#pragma unroll
    for (int i = 0; i < NLD; ++i) stage_load(0, i);
#pragma unroll
    for (int u = 0; u < RDW; ++u) load_w(u, a_w[u]);
#pragma unroll
    for (int i = 0; i < NLD; ++i) stage_store(smem, 0, i);
#pragma unroll
    for (int i = 0; i < NLD; ++i) stage_load(nchunk > 1 ? 1 : 0, i);
    __syncthreads();

    load_raw_all(smem + (size_t)half * RT);
    auto run = [&](auto late_) {
        constexpr bool LATE = decltype(late_)::value;
        for (int chunk = 0; chunk < nchunk; ++chunk) {
            const float* P = smem + (chunk & 1) * NE;
            float* Pn = smem + ((chunk + 1) & 1) * NE;
            const int nxt = chunk + 1 < nchunk ? chunk + 1 : chunk, nxt2 = chunk + 2 < nchunk ? chunk + 2 : nchunk - 1;
#pragma unroll
            for (int ul = 0; ul < KS; ++ul) {
                const float* bnext = ul + 1 < KS ? P + (size_t)(2 * (ul + 1) + half) * RT : Pn + (size_t)half * RT;
                const int si = ul - 1 - (LATE ? 1 : 0);
                const bool staging = !(DBG & 1) && si >= 0 && si < NLD;
#pragma unroll
                for (int k = 0; k < NTW; ++k) {
                    const float b = xa[k] + cbj[UNI ? 0 : (k >> 1 < NPAIR ? k >> 1 : NPAIR)] * xb[k];
                    acc[k] = __builtin_amdgcn_mfma_f32_32x32x2f32(a_w[ul % RDW][k], b, acc[k], 0, 0, 0);
                    if (ul == KS - 1 && k == 0) {
                        __builtin_amdgcn_sched_barrier(0);
                        __syncthreads();
                    }
                    if ((k & 1) && (k >> 1) < NPAIR) load_raw2(bnext, k >> 1);
                    if (k == NTW - 1) load_raw2(bnext, NPAIR);
                    if (staging) {
                        if (k == 0) stage_window(nxt, si);
                        if ((k & 1) && k < 6) stage_plane2(Pn, si, k >> 1);
                        if (k == (NTW == 9 ? 7 : 6)) stage_plane2(Pn, si, 3);
                        if (k == NTW - 1) stage_plane2(Pn, si, 4);
                        if (k == NTW - 1) stage_load(nxt2, si);
                    }
                    __builtin_amdgcn_sched_barrier(0);
                }
                if (!(DBG & 2)) load_w(chunk * KS + ul + RDW, a_w[ul % RDW]);
            }
        }
    };
    if (NCT == 2 && PH == 1 && a.stagger && cth)
        run(std::integral_constant<bool, NCT == 2 && PH == 1>{});
    else
        run(std::false_type{});
    __syncthreads();

    const float slope = a.slope ? *a.slope : 1.0f;
    const bool has_act = a.slope != nullptr;
    float* E = smem + cth * (NT * 4 * 64);
    const int jA = j0 + 2 * l31;
    bool keep[2], inb[2];
    int ja[2];
#pragma unroll
    for (int q = 0; q < 2; ++q) {
        const int j = jA + q;
        const int bj = j / a.Tp, tp = j - bj * a.Tp;
        inb[q] = j < a.J;
        keep[q] = inb[q] && tp >= 1 && tp <= a.t_valid;
        ja[q] = j - (bj - bj / a.add_div) * a.Tp;
    }
#pragma unroll
    for (int s = 0; s < ((DBG & 4) ? 1 : 4); ++s) {
        if (s > 0) __syncthreads();
#pragma unroll
        for (int k = 0; k < NTW; ++k) {
            const int t = tw_tile(PH, w4, k);
            if (t >= 0) {
#pragma unroll
                for (int rr = 0; rr < 4; ++rr) E[(t * 4 + rr) * 64 + lane] = acc[k][4 * s + rr];
            }
        }
        __syncthreads();
        float v[NT];
#pragma unroll
        for (int t = 0; t < NT; ++t) v[t] = E[(t * 4 + w4) * 64 + lane];
        float pr[NR][2], pi[NR][2];
#pragma unroll
        for (int r = 0; r < NR; ++r) {
            float y[3][2];
#pragma unroll
            for (int g = 0; g < 3; ++g) {
                const float m1 = v[r * 9 + g * 3], m2 = v[r * 9 + g * 3 + 1], m3 = v[r * 9 + g * 3 + 2];
                y[g][0] = m1 + m2;
                y[g][1] = m2 - m3;
            }
#pragma unroll
            for (int q = 0; q < 2; ++q) {
                pr[r][q] = y[0][q] - y[2][q];
                pi[r][q] = y[0][q] + y[1][q];
            }
        }
        const int rg = 4 * s + w4;
        const int co = ct * 32 + (rg & 3) + 8 * (rg >> 2) + 4 * half;
        const bool cok = co < a.Cout;
        const f32x4 e0 = *(const f32x4*)(a.epi + (size_t)co * 8);
        const float e4 = a.epi[(size_t)co * 8 + 4], e5 = a.epi[(size_t)co * 8 + 5];
        float st[5] = {0.f, 0.f, 0.f, 0.f, 0.f};
#pragma unroll
        for (int rt = 0; rt < 2; ++rt) {
            const int fo = 2 * m0 + PH + 2 * rt;
            if (fo >= a.Fout) continue;
            float yr[2], yi[2];
#pragma unroll
            for (int q = 0; q < 2; ++q) {
                float re, im;
                if (PH == 0) {
                    re = rt == 0 ? pr[0][q] + pr[1][q] + pr[2][q] : pr[1][q] - pr[2][q] - pr[NR - 1][q];
                    im = rt == 0 ? pi[0][q] + pi[1][q] + pi[2][q] : pi[1][q] - pi[2][q] - pi[NR - 1][q];
                } else {
                    re = rt == 0 ? pr[0][q] + pr[1][q] : pr[1][q] - pr[2][q];
                    im = rt == 0 ? pi[0][q] + pi[1][q] : pi[1][q] - pi[2][q];
                }
                if (a.add && cok && inb[q]) {
                    re += a.add[((size_t)co * a.Fout + fo) * a.add_Jp + ja[q]];
                    im += a.add[((size_t)(a.Cout + co) * a.Fout + fo) * a.add_Jp + ja[q]];
                }
                float r_, i_;
                if (a.has_fold) {
                    r_ = e0[0] * re + e0[1] * im + e4;
                    i_ = e0[2] * re + e0[3] * im + e5;
                } else {
                    r_ = re + e4;
                    i_ = im + e5;
                }
                if (has_act) {
                    r_ = r_ >= 0.f ? r_ : slope * r_;
                    i_ = i_ >= 0.f ? i_ : slope * i_;
                }
                yr[q] = keep[q] ? r_ : 0.f;
                yi[q] = keep[q] ? i_ : 0.f;
                if (STATS && keep[q]) {
                    st[0] += yr[q];
                    st[1] += yi[q];
                    st[2] += yr[q] * yr[q];
                    st[3] += yi[q] * yi[q];
                    st[4] += yr[q] * yi[q];
                }
            }
            if (cok) {
                float* o_r = a.out + ((size_t)co * a.Fout + fo) * a.Jp + jA;
                float* o_i = a.out + ((size_t)(a.Cout + co) * a.Fout + fo) * a.Jp + jA;
                if (inb[1]) {
                    *(float2*)o_r = make_float2(yr[0], yr[1]);
                    *(float2*)o_i = make_float2(yi[0], yi[1]);
                } else if (inb[0]) {
                    o_r[0] = yr[0];
                    o_i[0] = yi[0];
                }
            }
        }
        if (STATS) {
#pragma unroll
            for (int q = 0; q < 5; ++q) {
                float tsum = st[q];
#pragma unroll
                for (int o = 16; o > 0; o >>= 1) tsum += __shfl_xor(tsum, o, 64);
                if (l31 == 0 && cok)
                    atomicAdd(&a.stats[((size_t)(a.stats_rep > 1 ? (blockIdx.x & (a.stats_rep - 1)) : 0) * a.Cout + co) * 5 + q], (double)tsum);
            }
        }
    }
}

__global__ void pack_cconv_tw_kernel(const float* __restrict__ wino, int cotiles, int UN, int UP, int vec, float* __restrict__ out) {
    const long long n0 = (long long)cotiles * UP * tw_ntp<0>() * 64, n1 = (long long)cotiles * UP * tw_ntp<1>() * 64;
    for (long long idx = blockIdx.x * (long long)blockDim.x + threadIdx.x; idx < n0 + n1; idx += (long long)gridDim.x * blockDim.x) {
        const int ph = idx >= n0;
        const long long i = ph ? idx - n0 : idx;
        const int ntp = ph ? tw_ntp<1>() : tw_ntp<0>(), nt = ph ? tw_nt<1>() : tw_nt<0>();
        const int lane = (int)(i & 63);
        long long t_ = i >> 6;
        const int t = (int)(t_ % ntp); t_ /= ntp;
        const int u = (int)(t_ % UP);
        const int ct = (int)(t_ / UP);
        float val = 0.f;
        const int ws_ = ph ? tw_wslots<1>() : tw_wslots<0>();
        const int pos = t * 64 + lane, w = pos / (ws_ * 64), q = pos % (ws_ * 64);
        const bool vec_ = (vec >> ph) & 1;
        const int k = !vec_ ? q >> 6 : (q < 512 ? (q >> 8) * 4 + (q & 3) : 8);
        const int ln = !vec_ ? q & 63 : (q < 512 ? (q & 255) >> 2 : q - 512);
        const int tt = k < (ph ? 7 : 9) ? tw_tile(ph, w, k) : -1;
        const int ci = 2 * u + (ln >> 5), co = ln & 31;
        if (tt >= 0 && ci * 3 < UN) {
            const int r = tt / 9, g = (tt % 9) / 3, tau = tt % 3;
            const float* src = wino + ((((size_t)ph * cotiles + ct) * UN + (size_t)ci * 3 + g) * 4 + r) * 64;
            const float w0 = src[co], w1 = src[32 + co];
            val = tau == 0 ? w0 : (tau == 1 ? w0 + w1 : w1);
        }
        out[idx] = val;
    }
}

template <int PH, int CIK, bool LEFT, int DBG, int RDW, bool WVEC = true, bool STATS = false, int NCT = 1>
int launch_tw_ph_l(const TwArgs& a, hipStream_t st);
inline int tw_wvec_mask() {
    static const int v = [] { const char* e = getenv("IDV_TW_WVEC"); return e ? atoi(e) : 1; }();
    return v;
}
template <int PH, int CIK, int DBG = 0, int RDW = 2>
int launch_tw_ph(const TwArgs& a, hipStream_t st) {
    const bool wv = (tw_wvec_mask() >> PH) & 1;
    if (DBG == 0 && RDW == 2 && wv == (PH == 0) && a.cotiles % 2 == 0 && ((idv_tw_pair(-1) >> PH) & 1)) {
        constexpr bool WV = PH == 0;
        if (a.stats) return a.tshift ? launch_tw_ph_l<PH, CIK, true, 0, 2, WV, true, 2>(a, st) : launch_tw_ph_l<PH, CIK, false, 0, 2, WV, true, 2>(a, st);
        return a.tshift ? launch_tw_ph_l<PH, CIK, true, 0, 2, WV, false, 2>(a, st) : launch_tw_ph_l<PH, CIK, false, 0, 2, WV, false, 2>(a, st);
    }
    if (DBG == 0 && RDW == 2 && a.stats) {
        constexpr bool WV = PH == 0;
        if (wv != WV) return IDV_EINVAL;
        return a.tshift ? launch_tw_ph_l<PH, CIK, true, 0, 2, WV, true>(a, st) : launch_tw_ph_l<PH, CIK, false, 0, 2, WV, true>(a, st);
    }
    if (DBG == 0 && RDW == 2 && !wv)
        return a.tshift ? launch_tw_ph_l<PH, CIK, true, 0, 2, false>(a, st) : launch_tw_ph_l<PH, CIK, false, 0, 2, false>(a, st);
    return a.tshift ? launch_tw_ph_l<PH, CIK, true, DBG, RDW>(a, st) : launch_tw_ph_l<PH, CIK, false, DBG, RDW>(a, st);
}
template <int PH, int CIK, bool LEFT, int DBG, int RDW, bool WVEC, bool STATS, int NCT>
int launch_tw_ph_l(const TwArgs& a, hipStream_t st) {
    constexpr int NE = CIK * (PH == 0 ? 4 : 3) * 9 * 32;
    constexpr size_t smem = 2 * NE * sizeof(float);
    static_assert(smem * (NCT == 1 ? 2 : 1) <= 160 * 1024, "the patch buffers of two workgroups (NCT = 2: of one) must fit the 160 KB of LDS");
    TwArgs b = a;
    b.jtiles = (a.J + 63) / 64;
    b.ftiles = PH == 1 ? a.Fin / 2 : (a.Fin + 1) / 2;
    if (b.ftiles == 0) return IDV_OK;
    static const int xsplit = [] { const char* e = getenv("IDV_TW_XCD_SPLIT"); return e ? atoi(e) : 1; }();
    b.cgroups = b.cotiles / NCT;
    if (b.cgroups * NCT != b.cotiles) return IDV_EINVAL;
    static const int stag = [] { const char* e = getenv("IDV_TW_PAIR_STAGGER"); return e ? atoi(e) : 1; }();
    b.stagger = stag;
    b.xcd_split = (xsplit && (b.cgroups == 2 || b.cgroups == 4 || b.cgroups == 8)) ? 1 : 0;
    long long nblk = (long long)((b.jtiles + 7) / 8) * 8 * b.ftiles * b.cgroups;
    if (b.xcd_split) {
        const int G = 8 / b.cgroups;
        nblk = (long long)((b.jtiles + G - 1) / G) * b.ftiles * 8;
    }
    if (nblk > 0x7fffffffLL) return IDV_EINVAL;
    auto k = cconv_tw_kernel<PH, CIK, LEFT, DBG, RDW, WVEC, STATS, NCT>;
    static std::atomic<bool> attr_set[64];
    int dev = 0;
    if (hipGetDevice(&dev) != hipSuccess || dev < 0 || dev >= 64) return IDV_ELAUNCH;
    if (smem > 64 * 1024 && !attr_set[dev].load(std::memory_order_acquire)) {
        if (hipFuncSetAttribute((const void*)k, hipFuncAttributeMaxDynamicSharedMemorySize, (int)smem) != hipSuccess) return IDV_ELAUNCH;
        attr_set[dev].store(true, std::memory_order_release);
    }
    hipLaunchKernelGGL(k, dim3((unsigned)nblk), dim3(256 * NCT), smem, st, b);
    if (NCT > 1) idv_tw_pair_note_launch();
    return idv_launch_status();
}

}

namespace {
std::atomic<int>& tw_pair_mask() {
    static std::atomic<int> v{[] { const char* e = getenv("IDV_TW_PAIR"); return e ? atoi(e) & IDV_TW_PAIR_ALL : IDV_TW_PAIR_DEFAULT; }()};
    return v;
}
std::atomic<long long> tw_pair_launches{0};
}
void idv_tw_pair_note_launch() { tw_pair_launches.fetch_add(1, std::memory_order_relaxed); }
extern "C" int idv_tw_pair(int mask) {
    if (mask < 0) return tw_pair_mask().load(std::memory_order_relaxed);
    return tw_pair_mask().exchange(mask & IDV_TW_PAIR_ALL, std::memory_order_relaxed);
}
extern "C" long long idv_tw_pair_launches(int reset) {
    return reset ? tw_pair_launches.exchange(0, std::memory_order_relaxed) : tw_pair_launches.load(std::memory_order_relaxed);
}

### [Assigned task]
Above are records; repeat only the lines starting at the line with "static const int stag" and ending at the line with "int idv_tw_pair(int mask)", exactly as they appear, both included.

### [Task answer]
    static const int stag = [] { const char* e = getenv("IDV_TW_PAIR_STAGGER"); return e ? atoi(e) : 1; }();
    b.stagger = stag;
    b.xcd_split = (xsplit && (b.cgroups == 2 || b.cgroups == 4 || b.cgroups == 8)) ? 1 : 0;
    long long nblk = (long long)((b.jtiles + 7) / 8) * 8 * b.ftiles * b.cgroups;
    if (b.xcd_split) {
        const int G = 8 / b.cgroups;
        nblk = (long long)((b.jtiles + G - 1) / G) * b.ftiles * 8;
    }
    if (nblk > 0x7fffffffLL) return IDV_EINVAL;
    auto k = cconv_tw_kernel<PH, CIK, LEFT, DBG, RDW, WVEC, STATS, NCT>;
    static std::atomic<bool> attr_set[64];
    int dev = 0;
    if (hipGetDevice(&dev) != hipSuccess || dev < 0 || dev >= 64) return IDV_ELAUNCH;
    if (smem > 64 * 1024 && !attr_set[dev].load(std::memory_order_acquire)) {
        if (hipFuncSetAttribute((const void*)k, hipFuncAttributeMaxDynamicSharedMemorySize, (int)smem) != hipSuccess) return IDV_ELAUNCH;
        attr_set[dev].store(true, std::memory_order_release);
    }
    hipLaunchKernelGGL(k, dim3((unsigned)nblk), dim3(256 * NCT), smem, st, b);
    if (NCT > 1) idv_tw_pair_note_launch();
    return idv_launch_status();
}

}

namespace {
std::atomic<int>& tw_pair_mask() {
    static std::atomic<int> v{[] { const char* e = getenv("IDV_TW_PAIR"); return e ? atoi(e) & IDV_TW_PAIR_ALL : IDV_TW_PAIR_DEFAULT; }()};
    return v;
}
std::atomic<long long> tw_pair_launches{0};
}
void idv_tw_pair_note_launch() { tw_pair_launches.fetch_add(1, std::memory_order_relaxed); }
extern "C" int idv_tw_pair(int mask) {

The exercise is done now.